Bunting fits there; there aren’t a whole lot of rhymes for hunting, and this one has a /b/ to work with it, giving a nice bumping, bouncing sound, heavier than banter (or Banting) and less scrunchy than bunching, and sharper than bending. But, now, tell me: what exactly does bunting mean in that rhyme? There are several words bunting, with different meanings and apparently different origins (though they all have in common that the origin is uncertain…).

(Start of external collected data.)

@@ -466,7 +516,7 @@
   };
 
   const int hp = K >> 6;
-  const int npairs = (GATHER ? p.ntaps : 1) * hp;
+  const int npairs_all = (GATHER ? p.ntaps : 1) * hp;
   using I0 = std::integral_constant<int, 0>;
   using I1 = std::integral_constant<int, 1>;
   using T_ = std::true_type;
@@ -482,7 +532,9 @@
     const int kp = k / gridN;
     tnt = k - kp * gridN;
     tmt = kp * 8 + xq;
-    return tmt < gridM;
+    const bool ok = tmt < gridM;
+    if constexpr (FM) tmt = xcd_remap(tmt, gridM);
+    return ok;
   };
   int id = 0, mt = 0, nt = 0;
   bool has;
@@ -504,16 +556,19 @@
   int pmt = 0, pnt = 0;
   if (has) {
     aim_tile(mt, nt);
-    set_tap(0);
+    set_tap(fm_first(fm_mask));
     aim_step(0);
     dma_all(I0{});
   }
   while (true) {
+    const unsigned cmask = fm_mask;
+    const int npairs = FM ? __builtin_popcount(cmask) * hp : npairs_all;
+    int ti = fm_first(cmask), cp = 0, ch = 0;
     unsigned ticket = 0u;
     if (has) {
       asm volatile("s_waitcnt vmcnt(0)" ::: "memory");
       __syncthreads();
-      aim_step(1);
+      if constexpr (FM) fm_adv(cmask, ti, ch); else aim_step(1);
       dma_all(I1{});
       if (dyn && tid == 0) ticket = __hip_atomic_fetch_add(ctr, 1u, __ATOMIC_RELAXED, __HIP_MEMORY_SCOPE_AGENT);
     }
@@ -525,13 +580,12 @@
     int nmt = mt + dm, nnt = nt + dn;
     if (nnt >= gridN) { nnt -= gridN; ++nmt; }
     bool nhas = nid < tiles;
-    int ti = 0, cp = 0;
     for (int pr = 0; pr < npairs; ++pr) {
       const bool last = pr + 1 == npairs;
       if (pr > 0) {
         asm volatile("s_waitcnt vmcnt(0)" ::: "memory");
         __syncthreads();
-        aim_step(2 * cp + 1);
+        if constexpr (FM) fm_adv(cmask, ti, ch); else aim_step(2 * cp + 1);
         if constexpr (BURST) {
           dma_all(I1{});
           kstep(I0{}, F_{}, F_{}, P1{}, false, last);
@@ -552,9 +606,11 @@
         do_dma = nhas;
         if (nhas) {
           aim_tile(nmt, nnt);
-          set_tap(0);
+          set_tap(fm_first(fm_mask));
           aim_step(0);
         }
+      } else if constexpr (FM) {
+        fm_adv(cmask, ti, ch);
       } else if (cp + 1 == hp) {
         set_tap(ti + 1);
         aim_step(0);
@@ -570,7 +626,9 @@
       } else {
         kstep(I1{}, F_{}, T_{}, P2{}, do_dma, last);
       }
-      if (++cp == hp) { cp = 0; ++ti; }
+      if constexpr (!FM) {
+        if (++cp == hp) { cp = 0; ++ti; }
+      }
     }
     pending = true;
     pmt = mt;
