# cvlab-epfl/gecco

Measured on NVIDIA B200. Metric: point clouds/sec (2048 pts, full EDM sampler), higher is better.
Workload: dtype bf16

## Files before the change

gecco_b200/csrc/attention_pool_tc.cu:

```cuda
#include "common.cuh"
#include "kernels.cuh"
#include "ptx.cuh"

namespace gecco {
namespace {

constexpr int TM = 128;
constexpr int NI = 64;
constexpr int HD = 48;
constexpr int NH = 8;
constexpr int NP = NH / 2;
constexpr int C = NH * HD;
constexpr int SLOTS = 4;
constexpr int WIN_BYTES = TM * 128;
constexpr int Q_BYTES = 2 * NI * 128;
constexpr int P_BYTES = 2 * TM * 128;
constexpr int TMEM_COLS = 512;
constexpr int THREADS = 128 + 256;
constexpr int SMEM_BYTES = 1024  + 2 * Q_BYTES + 2 * SLOTS * WIN_BYTES + 2 * P_BYTES + 256 ;
static_assert(SMEM_BYTES <= 232448, "shared memory budget");

__host__ __device__ constexpr uint32_t umma_idesc_bf16_bmn(int M, int N) { return umma_idesc_bf16(M, N) | (1u << 16); }
__device__ __forceinline__ uint64_t umma_desc_mn_sw128(uint32_t saddr, uint32_t lbo_bytes) {
  uint64_t d = 0;
  d |= static_cast<uint64_t>((saddr & 0x3FFFFu) >> 4);
  d |= static_cast<uint64_t>(lbo_bytes >> 4) << 16;
  d |= static_cast<uint64_t>(1024 >> 4) << 32;
  d |= static_cast<uint64_t>(1) << 46;
  d |= static_cast<uint64_t>(2) << 61;
  return d;
}

struct PParams {
  const __nv_bfloat16* q_ind;
  int clouds, rows_per_cloud, valid_rows;
  int tiles, splits, tps;
  int items;
  float* partial;
  __nv_bfloat16* out;
  long long ldo;
};

struct Cursor {
  int item, item_stride, items;
  int tile, tile_end;
  int cloud, pair, split;
  __device__ __forceinline__ void open(const PParams& p) {
    if (item >= items) return;
    split = item % p.splits;
    pair = (item / p.splits) % NP;
    cloud = item / (p.splits * NP);
    tile = split * p.tps;
    tile_end = min(p.tiles, tile + p.tps);
  }
  __device__ __forceinline__ void init(const PParams& p, int first, int stride) {
// ... 15 lines not shown
  float y;
  asm("ex2.approx.ftz.f32 %0, %1;" : "=f"(y) : "f"(x));
  return y;
}
__device__ __forceinline__ void tmem_ld32(uint32_t addr, uint32_t (&r)[32]) {
  asm volatile(
      "tcgen05.ld.sync.aligned.32x32b.x32.b32 {%0,%1,%2,%3,%4,%5,%6,%7,%8,%9,%10,%11,%12,%13,%14,%15,%16,%17,%18,%19,%20,"
      "%21,%22,%23,%24,%25,%26,%27,%28,%29,%30,%31}, [%32];"
      : "=r"(r[0]), "=r"(r[1]), "=r"(r[2]), "=r"(r[3]), "=r"(r[4]), "=r"(r[5]), "=r"(r[6]), "=r"(r[7]), "=r"(r[8]),
        "=r"(r[9]), "=r"(r[10]), "=r"(r[11]), "=r"(r[12]), "=r"(r[13]), "=r"(r[14]), "=r"(r[15]), "=r"(r[16]),
        "=r"(r[17]), "=r"(r[18]), "=r"(r[19]), "=r"(r[20]), "=r"(r[21]), "=r"(r[22]), "=r"(r[23]), "=r"(r[24]),
        "=r"(r[25]), "=r"(r[26]), "=r"(r[27]), "=r"(r[28]), "=r"(r[29]), "=r"(r[30]), "=r"(r[31])
      : "r"(addr)
      : "memory");
}
__device__ __forceinline__ void sts128(uint32_t addr, uint32_t a, uint32_t b, uint32_t c, uint32_t d) {
  asm volatile("st.shared.v4.b32 [%0], {%1,%2,%3,%4};" ::"r"(addr), "r"(a), "r"(b), "r"(c), "r"(d) : "memory");
}
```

Perhaps it’s the bunting that refers to a kind of light, shiny fabric used for ribbons and flags and decorations at festivals and political events. These days it can be any of quite a few fabrics, often synthetic, but originally it was a kind of worsted wool. In a political race, the one who had not been bested got to bring out the worsted. But I don’t think that’s the bunting in the rhyme.

I’m pretty sure that the baby in question is not playing baseball, either, unless he’s a Babe Ruth. So we can rule out a relation to that verb bunt that refers to hitting a baseball without swinging the bat.

When a sail bunts, it’s not deflecting a ball; it’s swelling, bellying out in the middle. The word almost seems too hard for such a thing, but there it is: bunting can refer to the bellying or bulging of a sail, net, or similar thing. There is some suggestion that baby bunting may mean the kid is pudgy, perhaps fattening.

Or perhaps the baby is a bird of the family Emberizidae. These various types of buntings are small birds, rather like finches. We can imagine that Margery Daw might be a bird (specifically a daw, of course – wife of Jack Daw?), so perhaps baby bunting is, well, a baby bunting? But then there’s the issue of “Father’s gone a-hunting.” Buntings don’t really go hunting; they eat seeds, and such bugs as they might happen to get (depending on the species of bunting). But you may see a bunting on a hunting trip – as the hunted. In some places (notably around the Mediterranean), they shoot them. So that bye could be a rather permanent bye-bye.